Some records show that Peter J. McGuire, general secretary of the
Brotherhood of Carpenters and Joiners and a cofounder of the American
Federation of Labor, was first in suggesting a day to honor those who
from rude nature have delved and carved all the grandeur we behold.
But Peter McGuire's place in Labor Day history has not gone
unchallenged. Many believe that Matthew Maguire, a machinist, not Peter
McGuire, founded the holiday. Recent research seems to support the
contention that Matthew Maguire, later the secretary of Local 344 of
the International Association of Machinists in Paterson, N.J., proposed
the holiday in 1882 while serving as secretary of the Central Labor
Union in New York.
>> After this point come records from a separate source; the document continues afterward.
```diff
@@ -1422,7 +1450,7 @@
         const auto& ly = m->layers[l];
         cls_tail = !m->embed && l == m->cfg.layers - 1;
         if (cls_tail) {
-            launch(mx_gather_rows_kernel, gather_grid, dim3(256), 0, st, w.x8, nullptr, io.pair_off, P, H / 32, w.xc8, nullptr, w.m_cls);
+            launch(mx_gather_rows_kernel, gather_grid, dim3(256), 0, st, w.x8, nullptr, io.row_off, P, H / 32, w.xc8, nullptr, w.m_cls);
             mx_qkv(h, m, ly, st, 1, 2, w.x8, io.m_packed);
             mx_qkv(h, m, ly, st, 0, 1, w.xc8, w.m_cls, io.pair_off, P);
         } else
@@ -1432,7 +1460,7 @@
                       : launch_attention<2, true>(h, m, w, w.qf16, w.kf16, w.vf16, ctx, c, st, qblocks);
         if (rc) return rc;
         if (cls_tail) {
-            launch(mx_gather_rows_kernel, gather_grid, dim3(256), 0, st, w.ctx8, nullptr, io.pair_off, P, H / 32, w.cc8, nullptr, w.m_cls);
+            launch(mx_gather_rows_kernel, gather_grid, dim3(256), 0, st, w.ctx8, nullptr, io.row_off, P, H / 32, w.cc8, nullptr, w.m_cls);
             mx_layer_tail(h, m, ly, st, w.cc8, w.xc8, w.hc8, w.m_cls);
         } else
             mx_layer_tail(h, m, ly, st, w.ctx8, w.x8, w.h8, io.m_packed);
@@ -1450,7 +1478,7 @@
         launch(mx_pool_classify_kernel, dim3((unsigned)((P + POOL_PB - 1) / POOL_PB)), dim3(256), 0, st, cls, m->wpT, m->bp, m->wc, m->bc, P, H, c.out);
     else
         launch(ce_pool_classify_kernel<true>, dim3(P), dim3(256), 0, st, reinterpret_cast<const half_t*>(cls), m->wp, m->bp, m->wc, m->bc,
-               cls_tail ? nullptr : io.pair_off.get(), H, c.out);
+               cls_tail ? nullptr : io.row_off.get(), H, c.out);
     HIP_TRY(h, hipGetLastError());
     return RAG_OK;
 }
```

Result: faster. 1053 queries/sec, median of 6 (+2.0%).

What is clear is that the Central Labor Union
adopted a Labor Day proposal and appointed a committee to plan a
demonstration and picnic.
The First Labor Day
The first Labor Day holiday was celebrated on Tuesday, September 5,
1882, in New York City, in accordance with the plans of the Central
Labor Union. The Central Labor Union held its second Labor Day holiday
just a year later, on September 5, 1883.
In 1884 the first Monday
in September was selected as the holiday, as originally proposed, and
the Central Labor Union urged similar organizations in other cities to
follow the example of New York and celebrate a "workingmen's holiday"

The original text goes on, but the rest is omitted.